### EXCERPTED DATA
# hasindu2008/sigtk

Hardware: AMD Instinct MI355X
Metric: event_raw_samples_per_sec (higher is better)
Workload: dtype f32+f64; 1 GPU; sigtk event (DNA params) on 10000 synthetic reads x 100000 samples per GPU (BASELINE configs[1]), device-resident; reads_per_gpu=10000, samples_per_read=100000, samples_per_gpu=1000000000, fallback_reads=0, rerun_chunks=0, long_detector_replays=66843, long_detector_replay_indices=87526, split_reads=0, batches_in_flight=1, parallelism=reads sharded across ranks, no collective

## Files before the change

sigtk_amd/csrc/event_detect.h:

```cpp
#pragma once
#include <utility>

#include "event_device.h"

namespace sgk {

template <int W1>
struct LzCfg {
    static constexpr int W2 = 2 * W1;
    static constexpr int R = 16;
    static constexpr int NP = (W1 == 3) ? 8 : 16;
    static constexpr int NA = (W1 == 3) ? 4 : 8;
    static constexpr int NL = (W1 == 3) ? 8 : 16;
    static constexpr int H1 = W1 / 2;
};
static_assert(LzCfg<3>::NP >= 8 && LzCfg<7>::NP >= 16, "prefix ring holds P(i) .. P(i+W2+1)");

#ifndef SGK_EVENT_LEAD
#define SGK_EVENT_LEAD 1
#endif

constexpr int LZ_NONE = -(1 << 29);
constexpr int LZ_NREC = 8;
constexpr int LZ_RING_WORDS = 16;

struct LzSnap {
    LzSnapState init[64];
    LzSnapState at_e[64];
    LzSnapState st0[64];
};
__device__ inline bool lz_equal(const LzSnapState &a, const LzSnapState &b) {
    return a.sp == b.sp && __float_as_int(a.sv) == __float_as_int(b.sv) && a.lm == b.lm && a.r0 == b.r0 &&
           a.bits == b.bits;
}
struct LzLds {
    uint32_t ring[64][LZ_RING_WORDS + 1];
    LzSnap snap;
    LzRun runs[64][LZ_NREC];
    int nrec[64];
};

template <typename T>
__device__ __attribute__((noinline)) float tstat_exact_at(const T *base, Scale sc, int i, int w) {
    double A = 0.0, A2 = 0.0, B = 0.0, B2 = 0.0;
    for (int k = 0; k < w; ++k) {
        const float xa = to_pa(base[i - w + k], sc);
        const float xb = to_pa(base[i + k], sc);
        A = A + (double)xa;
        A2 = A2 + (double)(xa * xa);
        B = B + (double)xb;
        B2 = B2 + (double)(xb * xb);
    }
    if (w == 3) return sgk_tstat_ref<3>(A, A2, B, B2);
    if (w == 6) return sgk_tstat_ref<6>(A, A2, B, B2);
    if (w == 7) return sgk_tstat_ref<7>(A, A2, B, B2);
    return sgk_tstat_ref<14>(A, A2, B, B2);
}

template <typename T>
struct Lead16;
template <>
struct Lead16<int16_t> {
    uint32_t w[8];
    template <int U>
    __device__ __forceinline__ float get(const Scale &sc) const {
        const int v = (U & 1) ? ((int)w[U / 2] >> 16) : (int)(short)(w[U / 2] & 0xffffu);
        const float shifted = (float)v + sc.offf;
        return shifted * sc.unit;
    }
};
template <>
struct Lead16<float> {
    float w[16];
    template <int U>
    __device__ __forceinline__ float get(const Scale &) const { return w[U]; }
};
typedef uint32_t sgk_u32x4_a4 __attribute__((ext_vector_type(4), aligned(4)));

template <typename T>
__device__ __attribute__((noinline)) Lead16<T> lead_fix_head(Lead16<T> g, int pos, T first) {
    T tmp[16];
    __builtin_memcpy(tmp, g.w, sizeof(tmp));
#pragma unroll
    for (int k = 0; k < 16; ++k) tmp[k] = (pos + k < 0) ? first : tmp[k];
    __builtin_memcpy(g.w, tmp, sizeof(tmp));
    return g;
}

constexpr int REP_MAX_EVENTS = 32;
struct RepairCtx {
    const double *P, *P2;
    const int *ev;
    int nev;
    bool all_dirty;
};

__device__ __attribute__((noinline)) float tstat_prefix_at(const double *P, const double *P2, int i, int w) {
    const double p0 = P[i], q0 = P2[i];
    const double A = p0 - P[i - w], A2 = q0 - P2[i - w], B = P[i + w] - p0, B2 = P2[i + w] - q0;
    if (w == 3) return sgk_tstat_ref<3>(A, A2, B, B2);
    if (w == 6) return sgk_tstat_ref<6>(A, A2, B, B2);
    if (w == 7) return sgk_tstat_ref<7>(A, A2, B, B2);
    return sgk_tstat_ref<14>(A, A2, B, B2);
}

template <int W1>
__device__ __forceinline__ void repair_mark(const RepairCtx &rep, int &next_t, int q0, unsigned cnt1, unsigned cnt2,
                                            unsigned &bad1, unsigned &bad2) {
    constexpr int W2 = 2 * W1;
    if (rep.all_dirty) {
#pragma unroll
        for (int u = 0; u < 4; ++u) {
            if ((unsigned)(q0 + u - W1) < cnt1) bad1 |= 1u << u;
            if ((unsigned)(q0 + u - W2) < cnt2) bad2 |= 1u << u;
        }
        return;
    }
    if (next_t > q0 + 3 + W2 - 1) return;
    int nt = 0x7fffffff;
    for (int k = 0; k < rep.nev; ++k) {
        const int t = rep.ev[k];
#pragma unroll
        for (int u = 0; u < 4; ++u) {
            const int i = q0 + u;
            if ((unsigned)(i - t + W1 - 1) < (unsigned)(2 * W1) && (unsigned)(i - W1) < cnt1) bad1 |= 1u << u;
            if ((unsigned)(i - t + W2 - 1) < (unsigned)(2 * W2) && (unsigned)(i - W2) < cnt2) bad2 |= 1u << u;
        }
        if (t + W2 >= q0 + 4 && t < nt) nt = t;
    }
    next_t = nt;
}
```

### ABOUT THIS EXERCISE
Could you return all the data above exactly as it appears?

### ANSWER SPACE
# hasindu2008/sigtk

Hardware: AMD Instinct MI355X
Metric: event_raw_samples_per_sec (higher is better)
Workload: dtype f32+f64; 1 GPU; sigtk event (DNA params) on 10000 synthetic reads x 100000 samples per GPU (BASELINE configs[1]), device-resident; reads_per_gpu=10000, samples_per_read=100000, samples_per_gpu=1000000000, fallback_reads=0, rerun_chunks=0, long_detector_replays=66843, long_detector_replay_indices=87526, split_reads=0, batches_in_flight=1, parallelism=reads sharded across ranks, no collective

## Files before the change

sigtk_amd/csrc/event_detect.h:

```cpp
#pragma once
#include <utility>

#include "event_device.h"

namespace sgk {

template <int W1>
struct LzCfg {
    static constexpr int W2 = 2 * W1;
    static constexpr int R = 16;
    static constexpr int NP = (W1 == 3) ? 8 : 16;
    static constexpr int NA = (W1 == 3) ? 4 : 8;
    static constexpr int NL = (W1 == 3) ? 8 : 16;
    static constexpr int H1 = W1 / 2;
};
static_assert(LzCfg<3>::NP >= 8 && LzCfg<7>::NP >= 16, "prefix ring holds P(i) .. P(i+W2+1)");

#ifndef SGK_EVENT_LEAD
#define SGK_EVENT_LEAD 1
#endif

constexpr int LZ_NONE = -(1 << 29);
constexpr int LZ_NREC = 8;
constexpr int LZ_RING_WORDS = 16;

struct LzSnap {
    LzSnapState init[64];
    LzSnapState at_e[64];
    LzSnapState st0[64];
};
__device__ inline bool lz_equal(const LzSnapState &a, const LzSnapState &b) {
    return a.sp == b.sp && __float_as_int(a.sv) == __float_as_int(b.sv) && a.lm == b.lm && a.r0 == b.r0 &&
           a.bits == b.bits;
}
struct LzLds {
    uint32_t ring[64][LZ_RING_WORDS + 1];
    LzSnap snap;
    LzRun runs[64][LZ_NREC];
    int nrec[64];
};

template <typename T>
__device__ __attribute__((noinline)) float tstat_exact_at(const T *base, Scale sc, int i, int w) {
    double A = 0.0, A2 = 0.0, B = 0.0, B2 = 0.0;
    for (int k = 0; k < w; ++k) {
        const float xa = to_pa(base[i - w + k], sc);
        const float xb = to_pa(base[i + k], sc);
        A = A + (double)xa;
        A2 = A2 + (double)(xa * xa);
        B = B + (double)xb;
        B2 = B2 + (double)(xb * xb);
    }
    if (w == 3) return sgk_tstat_ref<3>(A, A2, B, B2);
    if (w == 6) return sgk_tstat_ref<6>(A, A2, B, B2);
    if (w == 7) return sgk_tstat_ref<7>(A, A2, B, B2);
    return sgk_tstat_ref<14>(A, A2, B, B2);
}

template <typename T>
struct Lead16;
template <>
struct Lead16<int16_t> {
    uint32_t w[8];
    template <int U>
    __device__ __forceinline__ float get(const Scale &sc) const {
        const int v = (U & 1) ? ((int)w[U / 2] >> 16) : (int)(short)(w[U / 2] & 0xffffu);
        const float shifted = (float)v + sc.offf;
        return shifted * sc.unit;
    }
};
template <>
struct Lead16<float> {
    float w[16];
    template <int U>
    __device__ __forceinline__ float get(const Scale &) const { return w[U]; }
};
typedef uint32_t sgk_u32x4_a4 __attribute__((ext_vector_type(4), aligned(4)));

template <typename T>
__device__ __attribute__((noinline)) Lead16<T> lead_fix_head(Lead16<T> g, int pos, T first) {
    T tmp[16];
    __builtin_memcpy(tmp, g.w, sizeof(tmp));
#pragma unroll
    for (int k = 0; k < 16; ++k) tmp[k] = (pos + k < 0) ? first : tmp[k];
    __builtin_memcpy(g.w, tmp, sizeof(tmp));
    return g;
}

constexpr int REP_MAX_EVENTS = 32;
struct RepairCtx {
    const double *P, *P2;
    const int *ev;
    int nev;
    bool all_dirty;
};

__device__ __attribute__((noinline)) float tstat_prefix_at(const double *P, const double *P2, int i, int w) {
    const double p0 = P[i], q0 = P2[i];
    const double A = p0 - P[i - w], A2 = q0 - P2[i - w], B = P[i + w] - p0, B2 = P2[i + w] - q0;
    if (w == 3) return sgk_tstat_ref<3>(A, A2, B, B2);
    if (w == 6) return sgk_tstat_ref<6>(A, A2, B, B2);
    if (w == 7) return sgk_tstat_ref<7>(A, A2, B, B2);
    return sgk_tstat_ref<14>(A, A2, B, B2);
}

template <int W1>
__device__ __forceinline__ void repair_mark(const RepairCtx &rep, int &next_t, int q0, unsigned cnt1, unsigned cnt2,
                                            unsigned &bad1, unsigned &bad2) {
    constexpr int W2 = 2 * W1;
    if (rep.all_dirty) {
#pragma unroll
        for (int u = 0; u < 4; ++u) {
            if ((unsigned)(q0 + u - W1) < cnt1) bad1 |= 1u << u;
            if ((unsigned)(q0 + u - W2) < cnt2) bad2 |= 1u << u;
        }
        return;
    }
    if (next_t > q0 + 3 + W2 - 1) return;
    int nt = 0x7fffffff;
    for (int k = 0; k < rep.nev; ++k) {
        const int t = rep.ev[k];
#pragma unroll
        for (int u = 0; u < 4; ++u) {
            const int i = q0 + u;
            if ((unsigned)(i - t + W1 - 1) < (unsigned)(2 * W1) && (unsigned)(i - W1) < cnt1) bad1 |= 1u << u;
            if ((unsigned)(i - t + W2 - 1) < (unsigned)(2 * W2) && (unsigned)(i - W2) < cnt2) bad2 |= 1u << u;
        }
        if (t + W2 >= q0 + 4 && t < nt) nt = t;
    }
    next_t = nt;
}
```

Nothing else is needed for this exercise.